— Prompt —
For each line below that contains the word "bsrc", return that line.

— Material for this exercise —
▬▬▬
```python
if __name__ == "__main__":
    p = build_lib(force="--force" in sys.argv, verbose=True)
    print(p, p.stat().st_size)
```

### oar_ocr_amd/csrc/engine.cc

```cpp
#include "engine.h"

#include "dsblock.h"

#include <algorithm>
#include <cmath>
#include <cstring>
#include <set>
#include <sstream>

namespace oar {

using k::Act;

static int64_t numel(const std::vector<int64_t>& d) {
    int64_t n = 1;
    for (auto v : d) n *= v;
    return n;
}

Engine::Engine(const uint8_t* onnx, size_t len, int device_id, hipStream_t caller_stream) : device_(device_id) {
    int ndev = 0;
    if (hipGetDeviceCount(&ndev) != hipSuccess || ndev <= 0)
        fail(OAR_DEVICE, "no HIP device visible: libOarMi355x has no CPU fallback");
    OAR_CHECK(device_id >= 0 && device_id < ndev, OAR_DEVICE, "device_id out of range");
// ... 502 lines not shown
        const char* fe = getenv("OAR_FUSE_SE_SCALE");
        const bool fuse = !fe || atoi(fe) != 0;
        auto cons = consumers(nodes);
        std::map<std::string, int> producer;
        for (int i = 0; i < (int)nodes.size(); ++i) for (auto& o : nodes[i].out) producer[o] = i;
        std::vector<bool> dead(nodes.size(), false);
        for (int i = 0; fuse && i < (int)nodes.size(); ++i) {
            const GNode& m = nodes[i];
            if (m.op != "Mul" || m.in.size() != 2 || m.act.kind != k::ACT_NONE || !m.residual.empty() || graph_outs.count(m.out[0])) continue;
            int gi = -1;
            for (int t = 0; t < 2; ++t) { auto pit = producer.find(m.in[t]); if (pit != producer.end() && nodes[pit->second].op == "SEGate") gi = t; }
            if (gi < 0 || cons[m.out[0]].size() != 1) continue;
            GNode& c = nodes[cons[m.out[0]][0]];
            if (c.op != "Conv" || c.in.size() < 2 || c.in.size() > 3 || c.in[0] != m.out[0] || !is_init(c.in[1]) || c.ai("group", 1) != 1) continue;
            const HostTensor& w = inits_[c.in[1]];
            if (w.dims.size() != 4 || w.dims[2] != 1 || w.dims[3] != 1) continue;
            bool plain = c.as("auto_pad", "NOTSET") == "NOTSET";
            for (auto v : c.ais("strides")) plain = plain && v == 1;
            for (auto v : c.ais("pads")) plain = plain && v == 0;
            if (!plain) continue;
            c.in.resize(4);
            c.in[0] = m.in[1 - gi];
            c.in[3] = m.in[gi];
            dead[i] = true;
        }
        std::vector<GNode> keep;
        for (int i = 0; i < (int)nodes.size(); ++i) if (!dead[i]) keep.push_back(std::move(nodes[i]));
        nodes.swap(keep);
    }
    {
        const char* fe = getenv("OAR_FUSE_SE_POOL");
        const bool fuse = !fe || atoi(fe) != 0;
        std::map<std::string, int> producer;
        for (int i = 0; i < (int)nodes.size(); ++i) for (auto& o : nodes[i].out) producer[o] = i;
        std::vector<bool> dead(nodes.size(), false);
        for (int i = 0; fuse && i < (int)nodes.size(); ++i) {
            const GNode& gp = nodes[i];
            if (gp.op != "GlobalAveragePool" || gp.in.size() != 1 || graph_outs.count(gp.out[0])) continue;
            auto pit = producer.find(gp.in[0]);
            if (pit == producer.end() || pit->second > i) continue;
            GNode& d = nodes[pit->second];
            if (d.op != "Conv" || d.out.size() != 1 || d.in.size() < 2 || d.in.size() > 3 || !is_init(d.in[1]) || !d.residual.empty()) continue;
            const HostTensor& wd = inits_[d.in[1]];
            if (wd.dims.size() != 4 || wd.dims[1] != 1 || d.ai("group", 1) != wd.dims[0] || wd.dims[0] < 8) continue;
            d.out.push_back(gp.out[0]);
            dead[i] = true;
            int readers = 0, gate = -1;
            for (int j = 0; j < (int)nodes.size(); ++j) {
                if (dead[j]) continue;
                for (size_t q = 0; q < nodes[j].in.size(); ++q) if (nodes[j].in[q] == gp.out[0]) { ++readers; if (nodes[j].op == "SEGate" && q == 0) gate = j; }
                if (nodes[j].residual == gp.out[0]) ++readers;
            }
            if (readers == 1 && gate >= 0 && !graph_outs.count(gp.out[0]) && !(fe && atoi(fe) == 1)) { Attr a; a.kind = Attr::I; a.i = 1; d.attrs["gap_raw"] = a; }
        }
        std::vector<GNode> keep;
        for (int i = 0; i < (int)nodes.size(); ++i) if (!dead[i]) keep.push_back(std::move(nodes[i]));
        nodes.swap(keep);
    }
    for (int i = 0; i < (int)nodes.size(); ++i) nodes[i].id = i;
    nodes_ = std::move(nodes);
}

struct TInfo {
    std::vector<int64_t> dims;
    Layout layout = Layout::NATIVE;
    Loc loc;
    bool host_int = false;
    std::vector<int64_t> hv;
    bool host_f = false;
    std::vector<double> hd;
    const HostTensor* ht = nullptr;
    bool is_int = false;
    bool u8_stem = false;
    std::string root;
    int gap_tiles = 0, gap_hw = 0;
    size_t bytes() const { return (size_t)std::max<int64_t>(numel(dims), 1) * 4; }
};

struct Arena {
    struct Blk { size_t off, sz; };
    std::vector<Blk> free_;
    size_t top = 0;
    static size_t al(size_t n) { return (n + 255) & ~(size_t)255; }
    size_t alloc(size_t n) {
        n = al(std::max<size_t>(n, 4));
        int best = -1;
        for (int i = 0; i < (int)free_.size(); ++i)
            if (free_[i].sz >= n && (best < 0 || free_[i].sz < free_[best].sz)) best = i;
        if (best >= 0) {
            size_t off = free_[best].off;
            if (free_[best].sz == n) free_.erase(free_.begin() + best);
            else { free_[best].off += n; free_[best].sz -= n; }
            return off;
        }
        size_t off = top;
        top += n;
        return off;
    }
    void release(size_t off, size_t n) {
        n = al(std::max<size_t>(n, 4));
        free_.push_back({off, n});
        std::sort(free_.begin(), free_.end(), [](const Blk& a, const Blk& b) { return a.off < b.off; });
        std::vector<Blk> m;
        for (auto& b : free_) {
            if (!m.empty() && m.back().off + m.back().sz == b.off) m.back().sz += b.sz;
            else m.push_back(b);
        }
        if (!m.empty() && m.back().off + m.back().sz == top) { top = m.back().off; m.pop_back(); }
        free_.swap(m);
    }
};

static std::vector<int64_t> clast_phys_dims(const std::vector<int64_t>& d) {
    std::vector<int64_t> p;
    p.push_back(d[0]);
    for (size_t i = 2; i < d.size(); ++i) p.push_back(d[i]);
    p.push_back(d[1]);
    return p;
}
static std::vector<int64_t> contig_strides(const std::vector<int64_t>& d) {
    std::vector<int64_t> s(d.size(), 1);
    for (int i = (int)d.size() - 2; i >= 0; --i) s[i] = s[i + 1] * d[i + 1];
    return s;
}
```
▬▬▬
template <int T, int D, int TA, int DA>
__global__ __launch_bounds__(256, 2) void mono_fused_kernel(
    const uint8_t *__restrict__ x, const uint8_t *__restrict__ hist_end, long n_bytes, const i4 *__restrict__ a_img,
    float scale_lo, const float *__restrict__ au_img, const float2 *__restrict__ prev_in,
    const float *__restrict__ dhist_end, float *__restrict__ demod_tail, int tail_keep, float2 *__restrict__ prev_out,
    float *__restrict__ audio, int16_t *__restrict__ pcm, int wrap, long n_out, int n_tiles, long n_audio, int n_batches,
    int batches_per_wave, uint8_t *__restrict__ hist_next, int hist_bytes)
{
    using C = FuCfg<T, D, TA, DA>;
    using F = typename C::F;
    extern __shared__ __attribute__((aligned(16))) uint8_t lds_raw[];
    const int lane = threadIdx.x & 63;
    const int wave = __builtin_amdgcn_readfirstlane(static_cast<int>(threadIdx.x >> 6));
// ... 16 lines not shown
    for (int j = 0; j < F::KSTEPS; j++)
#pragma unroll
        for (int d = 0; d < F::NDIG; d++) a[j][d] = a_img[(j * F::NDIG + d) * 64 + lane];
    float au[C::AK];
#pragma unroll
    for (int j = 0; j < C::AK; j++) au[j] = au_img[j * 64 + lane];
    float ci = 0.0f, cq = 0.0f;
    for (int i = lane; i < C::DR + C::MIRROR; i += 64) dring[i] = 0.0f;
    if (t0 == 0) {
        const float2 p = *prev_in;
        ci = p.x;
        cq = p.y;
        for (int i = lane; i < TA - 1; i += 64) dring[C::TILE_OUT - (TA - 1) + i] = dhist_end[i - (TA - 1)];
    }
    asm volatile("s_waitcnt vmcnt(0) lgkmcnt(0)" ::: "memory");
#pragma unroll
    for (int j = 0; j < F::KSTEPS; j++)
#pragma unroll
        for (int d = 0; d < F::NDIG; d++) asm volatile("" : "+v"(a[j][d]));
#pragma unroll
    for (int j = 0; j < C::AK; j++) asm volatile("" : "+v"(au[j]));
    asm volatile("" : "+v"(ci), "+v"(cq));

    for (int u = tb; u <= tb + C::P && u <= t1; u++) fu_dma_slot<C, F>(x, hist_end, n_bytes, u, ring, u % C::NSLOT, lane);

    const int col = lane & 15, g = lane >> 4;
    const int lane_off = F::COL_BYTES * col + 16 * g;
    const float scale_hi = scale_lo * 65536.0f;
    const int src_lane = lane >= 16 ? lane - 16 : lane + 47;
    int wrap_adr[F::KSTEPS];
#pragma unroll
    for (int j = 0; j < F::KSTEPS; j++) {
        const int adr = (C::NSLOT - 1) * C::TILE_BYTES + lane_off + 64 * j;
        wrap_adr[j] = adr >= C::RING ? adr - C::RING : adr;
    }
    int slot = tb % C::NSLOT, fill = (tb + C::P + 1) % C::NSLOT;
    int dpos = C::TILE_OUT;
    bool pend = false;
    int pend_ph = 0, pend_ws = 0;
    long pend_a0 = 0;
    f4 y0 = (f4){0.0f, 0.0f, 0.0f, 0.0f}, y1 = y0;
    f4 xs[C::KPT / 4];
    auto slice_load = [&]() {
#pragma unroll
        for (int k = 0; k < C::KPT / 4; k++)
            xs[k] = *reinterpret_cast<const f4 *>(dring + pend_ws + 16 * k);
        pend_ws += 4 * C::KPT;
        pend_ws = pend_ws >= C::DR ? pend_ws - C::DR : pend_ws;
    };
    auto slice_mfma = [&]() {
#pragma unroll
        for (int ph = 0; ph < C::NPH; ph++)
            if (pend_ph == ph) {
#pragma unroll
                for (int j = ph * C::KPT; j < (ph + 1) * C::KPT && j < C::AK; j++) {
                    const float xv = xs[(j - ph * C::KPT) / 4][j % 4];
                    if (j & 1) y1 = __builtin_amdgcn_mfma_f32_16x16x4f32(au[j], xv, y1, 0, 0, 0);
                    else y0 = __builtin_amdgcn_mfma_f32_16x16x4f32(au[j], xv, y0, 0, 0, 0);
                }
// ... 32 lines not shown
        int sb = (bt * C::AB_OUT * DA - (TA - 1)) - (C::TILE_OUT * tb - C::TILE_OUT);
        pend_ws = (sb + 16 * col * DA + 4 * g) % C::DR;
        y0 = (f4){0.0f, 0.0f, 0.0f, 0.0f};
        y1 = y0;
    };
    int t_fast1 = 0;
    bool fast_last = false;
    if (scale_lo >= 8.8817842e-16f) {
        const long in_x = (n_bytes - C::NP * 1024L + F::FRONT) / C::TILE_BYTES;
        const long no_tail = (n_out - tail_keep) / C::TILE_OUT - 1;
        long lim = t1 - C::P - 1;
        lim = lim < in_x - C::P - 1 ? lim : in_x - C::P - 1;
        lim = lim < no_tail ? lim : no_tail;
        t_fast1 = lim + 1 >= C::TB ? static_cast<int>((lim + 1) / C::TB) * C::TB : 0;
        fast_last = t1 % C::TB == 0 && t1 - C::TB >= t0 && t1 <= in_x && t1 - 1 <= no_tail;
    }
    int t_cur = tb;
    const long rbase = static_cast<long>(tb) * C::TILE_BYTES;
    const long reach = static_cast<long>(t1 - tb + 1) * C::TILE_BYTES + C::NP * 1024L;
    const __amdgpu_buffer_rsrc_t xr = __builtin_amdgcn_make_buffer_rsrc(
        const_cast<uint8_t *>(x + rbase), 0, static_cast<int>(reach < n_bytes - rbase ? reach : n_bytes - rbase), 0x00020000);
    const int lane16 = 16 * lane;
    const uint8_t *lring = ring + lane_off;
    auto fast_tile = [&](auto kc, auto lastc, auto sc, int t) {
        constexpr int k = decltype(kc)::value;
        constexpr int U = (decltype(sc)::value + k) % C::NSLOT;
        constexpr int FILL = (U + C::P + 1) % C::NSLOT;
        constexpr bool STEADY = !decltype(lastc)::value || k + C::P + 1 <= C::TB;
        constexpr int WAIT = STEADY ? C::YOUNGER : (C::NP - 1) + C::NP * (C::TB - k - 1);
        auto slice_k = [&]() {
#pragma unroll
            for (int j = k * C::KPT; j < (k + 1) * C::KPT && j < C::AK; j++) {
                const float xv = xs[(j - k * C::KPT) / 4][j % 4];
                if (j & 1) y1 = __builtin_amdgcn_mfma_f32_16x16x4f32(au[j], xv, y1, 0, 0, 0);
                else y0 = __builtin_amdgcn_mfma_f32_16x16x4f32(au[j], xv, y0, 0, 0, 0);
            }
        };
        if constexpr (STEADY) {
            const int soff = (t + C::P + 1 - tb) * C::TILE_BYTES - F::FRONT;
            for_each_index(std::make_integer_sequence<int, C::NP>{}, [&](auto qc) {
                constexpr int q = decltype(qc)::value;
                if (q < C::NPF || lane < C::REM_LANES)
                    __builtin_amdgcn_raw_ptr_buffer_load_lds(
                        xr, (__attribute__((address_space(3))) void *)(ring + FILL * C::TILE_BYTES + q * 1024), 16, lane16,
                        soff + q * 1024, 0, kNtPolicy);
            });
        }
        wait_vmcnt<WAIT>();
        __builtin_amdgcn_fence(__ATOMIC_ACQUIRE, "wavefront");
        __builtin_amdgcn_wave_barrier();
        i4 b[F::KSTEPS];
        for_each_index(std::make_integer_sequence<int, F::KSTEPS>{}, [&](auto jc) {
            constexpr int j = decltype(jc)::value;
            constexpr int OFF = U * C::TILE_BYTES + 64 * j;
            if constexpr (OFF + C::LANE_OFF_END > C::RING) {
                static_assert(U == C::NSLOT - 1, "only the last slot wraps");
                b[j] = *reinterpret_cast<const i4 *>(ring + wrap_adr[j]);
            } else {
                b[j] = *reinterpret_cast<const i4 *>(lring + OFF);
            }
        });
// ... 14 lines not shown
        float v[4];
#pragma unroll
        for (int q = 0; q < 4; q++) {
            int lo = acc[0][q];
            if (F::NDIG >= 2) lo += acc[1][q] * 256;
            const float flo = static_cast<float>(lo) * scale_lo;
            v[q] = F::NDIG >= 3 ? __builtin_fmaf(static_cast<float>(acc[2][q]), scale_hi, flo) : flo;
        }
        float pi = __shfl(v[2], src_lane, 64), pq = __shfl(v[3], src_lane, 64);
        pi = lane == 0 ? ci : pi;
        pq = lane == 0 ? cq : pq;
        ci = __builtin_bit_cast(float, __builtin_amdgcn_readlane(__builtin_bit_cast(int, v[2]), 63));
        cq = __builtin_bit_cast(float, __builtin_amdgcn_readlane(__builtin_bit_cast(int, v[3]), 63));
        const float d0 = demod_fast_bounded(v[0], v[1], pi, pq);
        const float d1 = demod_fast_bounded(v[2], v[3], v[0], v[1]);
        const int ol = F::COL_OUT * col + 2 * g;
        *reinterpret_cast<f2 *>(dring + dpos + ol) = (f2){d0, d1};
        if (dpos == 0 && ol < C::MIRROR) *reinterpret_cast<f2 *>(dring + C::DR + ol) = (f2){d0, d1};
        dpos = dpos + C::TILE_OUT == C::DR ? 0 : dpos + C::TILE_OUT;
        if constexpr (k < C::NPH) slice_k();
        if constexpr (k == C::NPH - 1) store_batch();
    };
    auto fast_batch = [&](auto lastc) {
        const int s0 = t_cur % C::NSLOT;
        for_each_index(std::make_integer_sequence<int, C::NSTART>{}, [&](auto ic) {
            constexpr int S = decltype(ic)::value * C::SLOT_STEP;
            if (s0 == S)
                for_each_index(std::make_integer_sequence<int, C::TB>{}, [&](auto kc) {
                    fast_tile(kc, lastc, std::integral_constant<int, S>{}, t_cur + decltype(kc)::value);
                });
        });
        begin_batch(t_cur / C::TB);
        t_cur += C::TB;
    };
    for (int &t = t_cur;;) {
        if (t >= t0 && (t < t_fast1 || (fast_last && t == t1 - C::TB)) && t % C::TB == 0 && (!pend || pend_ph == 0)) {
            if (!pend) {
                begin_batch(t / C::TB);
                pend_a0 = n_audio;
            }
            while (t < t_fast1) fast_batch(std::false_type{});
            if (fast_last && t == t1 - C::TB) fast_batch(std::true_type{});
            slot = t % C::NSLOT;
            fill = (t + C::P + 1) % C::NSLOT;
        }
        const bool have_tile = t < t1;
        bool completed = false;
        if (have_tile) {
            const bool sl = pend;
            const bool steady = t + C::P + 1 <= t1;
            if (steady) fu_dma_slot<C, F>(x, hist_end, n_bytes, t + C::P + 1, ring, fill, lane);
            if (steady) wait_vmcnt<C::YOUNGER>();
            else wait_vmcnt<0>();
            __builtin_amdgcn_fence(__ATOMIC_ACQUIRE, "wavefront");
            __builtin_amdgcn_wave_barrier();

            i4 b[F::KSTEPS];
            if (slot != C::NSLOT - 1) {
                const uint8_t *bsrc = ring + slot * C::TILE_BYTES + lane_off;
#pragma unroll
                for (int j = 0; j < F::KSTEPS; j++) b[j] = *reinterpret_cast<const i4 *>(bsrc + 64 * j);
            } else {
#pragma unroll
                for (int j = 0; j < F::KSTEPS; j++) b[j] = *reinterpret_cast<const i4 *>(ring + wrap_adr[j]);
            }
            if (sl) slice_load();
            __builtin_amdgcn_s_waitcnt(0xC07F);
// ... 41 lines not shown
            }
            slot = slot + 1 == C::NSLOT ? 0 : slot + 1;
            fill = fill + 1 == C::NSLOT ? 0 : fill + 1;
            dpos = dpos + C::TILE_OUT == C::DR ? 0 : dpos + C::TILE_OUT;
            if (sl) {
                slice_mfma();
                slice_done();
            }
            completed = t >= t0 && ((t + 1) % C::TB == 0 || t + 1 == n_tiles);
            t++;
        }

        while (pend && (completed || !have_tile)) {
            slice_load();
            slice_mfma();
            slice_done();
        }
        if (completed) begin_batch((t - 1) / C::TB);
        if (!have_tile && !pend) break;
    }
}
▬▬▬
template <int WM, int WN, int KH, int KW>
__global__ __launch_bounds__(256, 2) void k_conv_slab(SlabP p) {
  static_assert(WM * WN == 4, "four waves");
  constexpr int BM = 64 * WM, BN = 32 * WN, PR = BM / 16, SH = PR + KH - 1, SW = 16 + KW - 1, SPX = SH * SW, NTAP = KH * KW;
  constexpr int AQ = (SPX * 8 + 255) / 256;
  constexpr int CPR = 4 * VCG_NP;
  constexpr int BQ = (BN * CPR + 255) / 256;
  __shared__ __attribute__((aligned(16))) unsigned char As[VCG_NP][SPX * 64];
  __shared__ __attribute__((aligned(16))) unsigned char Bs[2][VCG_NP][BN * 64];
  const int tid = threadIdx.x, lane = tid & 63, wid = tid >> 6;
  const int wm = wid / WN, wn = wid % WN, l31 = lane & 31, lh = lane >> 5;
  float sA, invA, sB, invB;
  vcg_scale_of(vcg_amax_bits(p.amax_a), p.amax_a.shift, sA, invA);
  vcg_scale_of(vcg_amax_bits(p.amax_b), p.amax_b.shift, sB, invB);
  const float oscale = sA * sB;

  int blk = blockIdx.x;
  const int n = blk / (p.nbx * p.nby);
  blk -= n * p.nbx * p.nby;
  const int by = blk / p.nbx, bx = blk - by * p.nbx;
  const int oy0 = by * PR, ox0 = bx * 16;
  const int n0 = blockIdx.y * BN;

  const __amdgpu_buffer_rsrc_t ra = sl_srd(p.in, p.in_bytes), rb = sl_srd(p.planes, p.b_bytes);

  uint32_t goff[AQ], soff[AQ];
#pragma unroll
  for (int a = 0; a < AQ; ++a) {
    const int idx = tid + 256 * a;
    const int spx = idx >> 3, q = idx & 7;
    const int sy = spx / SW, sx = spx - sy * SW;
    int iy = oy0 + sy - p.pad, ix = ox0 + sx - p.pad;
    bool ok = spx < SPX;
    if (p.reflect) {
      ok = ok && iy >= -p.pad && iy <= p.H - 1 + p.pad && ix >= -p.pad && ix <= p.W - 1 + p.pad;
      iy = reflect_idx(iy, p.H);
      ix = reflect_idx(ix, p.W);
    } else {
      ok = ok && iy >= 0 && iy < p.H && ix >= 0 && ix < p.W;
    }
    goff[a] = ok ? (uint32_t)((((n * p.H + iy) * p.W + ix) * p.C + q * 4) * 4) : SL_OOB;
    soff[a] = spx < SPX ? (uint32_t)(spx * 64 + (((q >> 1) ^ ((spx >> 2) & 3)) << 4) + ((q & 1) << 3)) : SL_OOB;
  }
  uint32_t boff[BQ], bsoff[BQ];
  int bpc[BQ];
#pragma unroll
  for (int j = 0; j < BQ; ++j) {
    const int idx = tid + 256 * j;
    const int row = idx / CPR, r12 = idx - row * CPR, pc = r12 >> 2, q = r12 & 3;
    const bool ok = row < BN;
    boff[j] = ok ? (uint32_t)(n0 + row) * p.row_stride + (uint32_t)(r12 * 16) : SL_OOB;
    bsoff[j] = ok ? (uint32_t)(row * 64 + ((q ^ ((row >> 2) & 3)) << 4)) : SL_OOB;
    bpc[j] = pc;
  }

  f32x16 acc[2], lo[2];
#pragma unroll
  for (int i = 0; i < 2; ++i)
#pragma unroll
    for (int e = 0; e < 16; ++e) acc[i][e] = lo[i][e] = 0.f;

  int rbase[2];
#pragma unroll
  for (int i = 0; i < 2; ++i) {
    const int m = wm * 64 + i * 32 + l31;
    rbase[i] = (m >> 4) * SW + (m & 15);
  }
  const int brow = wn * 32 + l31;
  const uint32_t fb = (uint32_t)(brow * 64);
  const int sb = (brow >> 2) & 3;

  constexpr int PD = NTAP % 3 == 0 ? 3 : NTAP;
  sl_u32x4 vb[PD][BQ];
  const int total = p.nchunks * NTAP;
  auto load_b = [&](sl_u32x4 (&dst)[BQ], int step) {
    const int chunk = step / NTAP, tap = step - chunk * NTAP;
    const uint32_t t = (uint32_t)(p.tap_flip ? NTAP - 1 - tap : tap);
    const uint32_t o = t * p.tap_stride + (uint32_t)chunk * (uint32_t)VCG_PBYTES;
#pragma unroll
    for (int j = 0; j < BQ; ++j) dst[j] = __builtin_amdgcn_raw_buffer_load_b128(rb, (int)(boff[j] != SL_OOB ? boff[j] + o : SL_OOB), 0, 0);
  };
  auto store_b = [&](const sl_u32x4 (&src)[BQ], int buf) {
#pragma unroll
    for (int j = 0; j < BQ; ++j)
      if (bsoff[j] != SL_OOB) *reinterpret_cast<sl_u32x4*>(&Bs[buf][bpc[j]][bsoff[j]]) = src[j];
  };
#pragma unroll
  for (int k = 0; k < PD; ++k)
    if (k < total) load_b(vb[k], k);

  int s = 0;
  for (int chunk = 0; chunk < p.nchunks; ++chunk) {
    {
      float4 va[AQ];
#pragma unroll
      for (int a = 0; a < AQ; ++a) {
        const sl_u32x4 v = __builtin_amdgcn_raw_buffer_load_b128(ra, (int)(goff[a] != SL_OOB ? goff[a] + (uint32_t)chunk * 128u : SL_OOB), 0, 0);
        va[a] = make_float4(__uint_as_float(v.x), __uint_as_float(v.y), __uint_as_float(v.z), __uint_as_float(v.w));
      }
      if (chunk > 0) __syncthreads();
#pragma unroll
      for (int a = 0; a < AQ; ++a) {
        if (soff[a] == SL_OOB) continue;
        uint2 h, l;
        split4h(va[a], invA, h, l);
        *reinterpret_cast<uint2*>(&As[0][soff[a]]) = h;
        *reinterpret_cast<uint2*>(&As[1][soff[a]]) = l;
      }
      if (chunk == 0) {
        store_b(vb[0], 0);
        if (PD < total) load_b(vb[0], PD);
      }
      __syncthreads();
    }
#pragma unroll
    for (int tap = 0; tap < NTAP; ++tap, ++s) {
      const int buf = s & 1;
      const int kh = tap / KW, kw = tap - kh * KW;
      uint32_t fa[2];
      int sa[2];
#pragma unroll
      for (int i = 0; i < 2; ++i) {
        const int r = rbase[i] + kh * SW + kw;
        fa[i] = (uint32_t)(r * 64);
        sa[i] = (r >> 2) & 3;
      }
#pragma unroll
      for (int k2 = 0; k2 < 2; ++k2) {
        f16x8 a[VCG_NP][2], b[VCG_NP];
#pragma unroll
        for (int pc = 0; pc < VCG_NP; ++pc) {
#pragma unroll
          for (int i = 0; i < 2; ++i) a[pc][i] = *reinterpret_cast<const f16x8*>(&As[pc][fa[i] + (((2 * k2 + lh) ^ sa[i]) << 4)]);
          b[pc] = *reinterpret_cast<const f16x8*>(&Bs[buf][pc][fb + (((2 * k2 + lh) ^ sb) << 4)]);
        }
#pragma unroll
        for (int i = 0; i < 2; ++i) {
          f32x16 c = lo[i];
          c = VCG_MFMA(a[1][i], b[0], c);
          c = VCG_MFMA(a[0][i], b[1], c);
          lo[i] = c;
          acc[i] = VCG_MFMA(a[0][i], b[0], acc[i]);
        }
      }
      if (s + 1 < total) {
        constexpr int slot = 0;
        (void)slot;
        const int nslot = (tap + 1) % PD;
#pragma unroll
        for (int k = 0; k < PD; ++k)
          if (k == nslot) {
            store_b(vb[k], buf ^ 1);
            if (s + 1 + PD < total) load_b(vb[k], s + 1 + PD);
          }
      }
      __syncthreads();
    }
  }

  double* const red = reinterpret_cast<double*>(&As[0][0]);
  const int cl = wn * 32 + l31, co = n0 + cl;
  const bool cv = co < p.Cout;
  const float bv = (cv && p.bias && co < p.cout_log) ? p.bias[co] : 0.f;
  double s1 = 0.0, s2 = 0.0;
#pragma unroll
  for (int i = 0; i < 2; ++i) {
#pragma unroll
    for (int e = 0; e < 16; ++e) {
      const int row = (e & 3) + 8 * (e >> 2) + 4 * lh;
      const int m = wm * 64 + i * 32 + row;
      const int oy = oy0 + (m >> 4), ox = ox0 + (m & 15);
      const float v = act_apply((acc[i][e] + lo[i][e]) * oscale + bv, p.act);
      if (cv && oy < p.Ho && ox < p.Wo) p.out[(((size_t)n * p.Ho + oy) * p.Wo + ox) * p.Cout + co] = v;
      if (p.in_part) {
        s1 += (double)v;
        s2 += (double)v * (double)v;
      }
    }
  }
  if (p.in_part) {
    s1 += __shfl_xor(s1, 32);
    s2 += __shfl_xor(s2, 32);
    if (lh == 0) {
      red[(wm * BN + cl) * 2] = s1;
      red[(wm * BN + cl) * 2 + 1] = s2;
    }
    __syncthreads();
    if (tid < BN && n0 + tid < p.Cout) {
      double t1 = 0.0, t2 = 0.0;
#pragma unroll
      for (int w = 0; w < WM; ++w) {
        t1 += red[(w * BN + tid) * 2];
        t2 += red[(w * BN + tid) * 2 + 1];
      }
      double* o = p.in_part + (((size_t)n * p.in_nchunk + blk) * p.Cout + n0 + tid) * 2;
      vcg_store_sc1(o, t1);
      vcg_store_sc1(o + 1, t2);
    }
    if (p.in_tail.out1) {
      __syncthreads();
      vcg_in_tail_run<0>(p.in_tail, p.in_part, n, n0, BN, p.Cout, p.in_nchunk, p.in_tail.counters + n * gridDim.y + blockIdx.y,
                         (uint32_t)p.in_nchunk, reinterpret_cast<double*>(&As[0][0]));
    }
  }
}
▬▬▬
— Output for this task —
                const uint8_t *bsrc = ring + slot * C::TILE_BYTES + lane_off;
                for (int j = 0; j < F::KSTEPS; j++) b[j] = *reinterpret_cast<const i4 *>(bsrc + 64 * j);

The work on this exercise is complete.